Trauernde leben in einem Ausnahmezustand und leiden körperlich und seelisch. Mal gibt es Zeiten wo sie lachen können und dann tun sich wieder Abgründe auf, wo der Schmerz nicht enden will. Sie sind nicht in der Lage um Hilfe zu bitten weil sie in ihrer Situation bildlich gesprochen „sprachlos“ sind. Selbsthilfegruppen, das Zuhören und einfach da sein, können dem Trauernden helfen.

Bücher-Tipps:
Verena Kast: Trauern – Phasen und Chancen des psychischen Prozesses (Zürich 1982). Fast schon ein Klassiker für Menschen, die jemand Nahestehenden verloren haben. Zeigt für jeden verständliche psychologische Hintergründe: Trauern ist ein lebendiger Prozess mit vielen wechselnden Gefühlen.
George A. Bonanno: Die andere Seite der Trauer. Verlustschmerz und Trauma aus eigener Kraft überwinden (Bielefeld 2012). Ein aktuelles Buch des renommierten Traumaforschers. Interessante Darstellung, wie und warum Menschen Krisen überwinden.

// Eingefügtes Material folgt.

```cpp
int mcom_fail(mcom_ctx *ctx, int code, const char *fmt, ...)
{
	char buf[512];
	va_list ap;
	va_start(ap, fmt);
	vsnprintf(buf, sizeof buf, fmt, ap);
	va_end(ap);
	if (ctx) { ctx->err = buf; ctx->pin_wait.clear(); ctx->pin_off = 0; }
	return code;
}

#define MCOM_PIN_BYTES 4096
hipError_t mcom_d2h_async(mcom_ctx *ctx, void *dst, const void *src, size_t bytes)
{
	for (uint32_t q = 0; q < 8; ++q) {
		const mcom_ctx::ScanTotal &t = ctx->scan_last[(ctx->scan_last_at + 7u - q) % 8u];
		if (t.last && t.last == src && t.bytes == bytes && t.gen == ctx->launch_gen) { mcom_ctx::PinWait w{dst, 0, bytes}; w.from = ctx->scan_tot + t.slot; ctx->pin_wait.push_back(w); return hipSuccess; }
// ... 287 lines not shown
{
	if (!ctx || !name) return 0;
	if (!strcmp(name, "sort_overflow_segments")) return ctx->sort_overflow_segments;
	if (!strcmp(name, "sketch_strings")) return ctx->sketch_strings;
	return 0;
}
extern "C" int mcom_set_segment_capacity(mcom_ctx *ctx, uint32_t records)
{
	if (!ctx || records > 4096) return MCOM_E_ARG;
	ctx->seg_cap = records;
	return MCOM_OK;
}
extern "C" int mcom_set_consensus_capacity(mcom_ctx *ctx, uint32_t members)
{
	if (!ctx) return MCOM_E_ARG;
	ctx->bs_cap = members;
	return MCOM_OK;
}
extern "C" int mcom_set_sketch_kernel(mcom_ctx *ctx, int wave_per_string)
{
	if (!ctx) return MCOM_E_ARG;
	ctx->sketch_wave_only = wave_per_string == 1;
	ctx->sketch_ring64 = wave_per_string == 2;
	ctx->sketch_ring32_only = wave_per_string == 3;
	ctx->sketch_lane_always = wave_per_string >= 2;
	return MCOM_OK;
}
extern "C" int mcom_set_sketch_prefix_bits(mcom_ctx *ctx, int bits)
{
	if (!ctx || bits < 1 || bits > 30) return MCOM_E_ARG;
	ctx->sketch_prefix_bits = bits;
	return MCOM_OK;
}
extern "C" int mcom_set_claim_route(mcom_ctx *ctx, int route)
{
	if (!ctx || route < 0 || route > 3) return MCOM_E_ARG;
	ctx->claim_route = route;
	return MCOM_OK;
}
extern "C" int mcom_claim_fallbacks(const mcom_ctx *ctx) { return ctx ? (int)ctx->claim_fallbacks : 0; }
extern "C" int mcom_set_screen_route(mcom_ctx *ctx, int route)
{
	if (!ctx || route < 0 || route > 2) return MCOM_E_ARG;
	ctx->screen_route = route;
	return MCOM_OK;
}
extern "C" int mcom_screen_fallbacks(const mcom_ctx *ctx) { return ctx ? (int)ctx->screen_fallbacks : 0; }
extern "C" int mcom_set_lookup_route(mcom_ctx *ctx, int route)
{
	if (!ctx || route < 0 || route > 1) return MCOM_E_ARG;
	ctx->lookup_route = route;
	return MCOM_OK;
}
extern "C" int mcom_set_index_capacity(mcom_ctx *ctx, int entries)
{
	if (!ctx) return MCOM_E_ARG;
	ctx->cix_cap_set = entries >= 0; ctx->cix_cap = entries >= 0 ? (uint32_t)entries : 0u;
	return MCOM_OK;
}
```

minicom_amd/csrc/consensus_bs.hip:

```cpp
#include "mcom_dev.hpp"

#define BS_K 5
#define BS_NMAX 31u
#define BS_KM 7
#define BS_EVEN 0x5555555555555555ull

namespace {
template <int K> struct BsCnt { uint64_t p[K], q[K]; };

template <int K> __device__ __forceinline__ void bs_add(BsCnt<K> &c, uint64_t P, uint64_t Q)
{
#pragma unroll
	for (int b = 0; b < K; ++b) { uint64_t t = c.p[b] & P; c.p[b] ^= P; P = t; t = c.q[b] & Q; c.q[b] ^= Q; Q = t; }
}
template <int K> __device__ __forceinline__ void bs_sub(BsCnt<K> &c, uint64_t P, uint64_t Q)
{
#pragma unroll
	for (int b = 0; b < K; ++b) { uint64_t t = ~c.p[b] & P; c.p[b] ^= P; P = t; t = ~c.q[b] & Q; c.q[b] ^= Q; Q = t; }
}
template <int K> __device__ __forceinline__ void bs_best(const BsCnt<K> &c, uint64_t &lo, uint64_t &hi, uint64_t &nz)
{
	uint64_t best[K], cand[K];
#pragma unroll
	for (int b = 0; b < K; ++b) best[b] = c.p[b] & BS_EVEN;
	lo = 0; hi = 0;
	auto challenge = [&](int code) {
		uint64_t gt = 0, eq = BS_EVEN;
#pragma unroll
		for (int b = K - 1; b >= 0; --b) { gt |= eq & cand[b] & ~best[b]; eq &= ~(cand[b] ^ best[b]); }
#pragma unroll
		for (int b = 0; b < K; ++b) best[b] = (cand[b] & gt) | (best[b] & ~gt);
		lo = (code & 1) ? (lo | gt) : (lo & ~gt);
		hi = (code & 2) ? (hi | gt) : (hi & ~gt);
	};
#pragma unroll
	for (int b = 0; b < K; ++b) cand[b] = (c.p[b] >> 1) & BS_EVEN;
	challenge(1);
#pragma unroll
	for (int b = 0; b < K; ++b) cand[b] = c.q[b] & BS_EVEN;
	challenge(2);
#pragma unroll
	for (int b = 0; b < K; ++b) cand[b] = (c.q[b] >> 1) & BS_EVEN;
	challenge(3);
	nz = 0;
#pragma unroll
	for (int b = 0; b < K; ++b) nz |= best[b];
}
__device__ __forceinline__ uint64_t bs_rev(uint64_t x)
{
	x = __brevll(x);
	return ((x >> 1) & BS_EVEN) | ((x & BS_EVEN) << 1);
}
__device__ __forceinline__ uint64_t bs_span(int a, int b)
{
	if (b <= a) return 0;
	const uint64_t mb = b >= 32 ? ~0ull : ((1ull << (2 * b)) - 1), ma = (1ull << (2 * a)) - 1;
	return BS_EVEN & mb & ~ma;
}
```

Beatrice von Weizsäcker: Ist da jemand? Gott und meine Zweifel (München 2012). Als ihr Bruder an Krebs stirbt, zweifelt Beatrice von Weizsäcker an Gott. Ein sehr persönliches Buch über das Leben vor und nach dem Tod eines Angehörigen.
Reiner Sörries: Herzliches Beileid. Eine Kulturgeschichte der Trauer (Darmstadt 2012). Die zentrale These: Trauer ist kulturell determiniert. Ein interessantes Buch über die heutige kommerzialisierte Gesellschaft.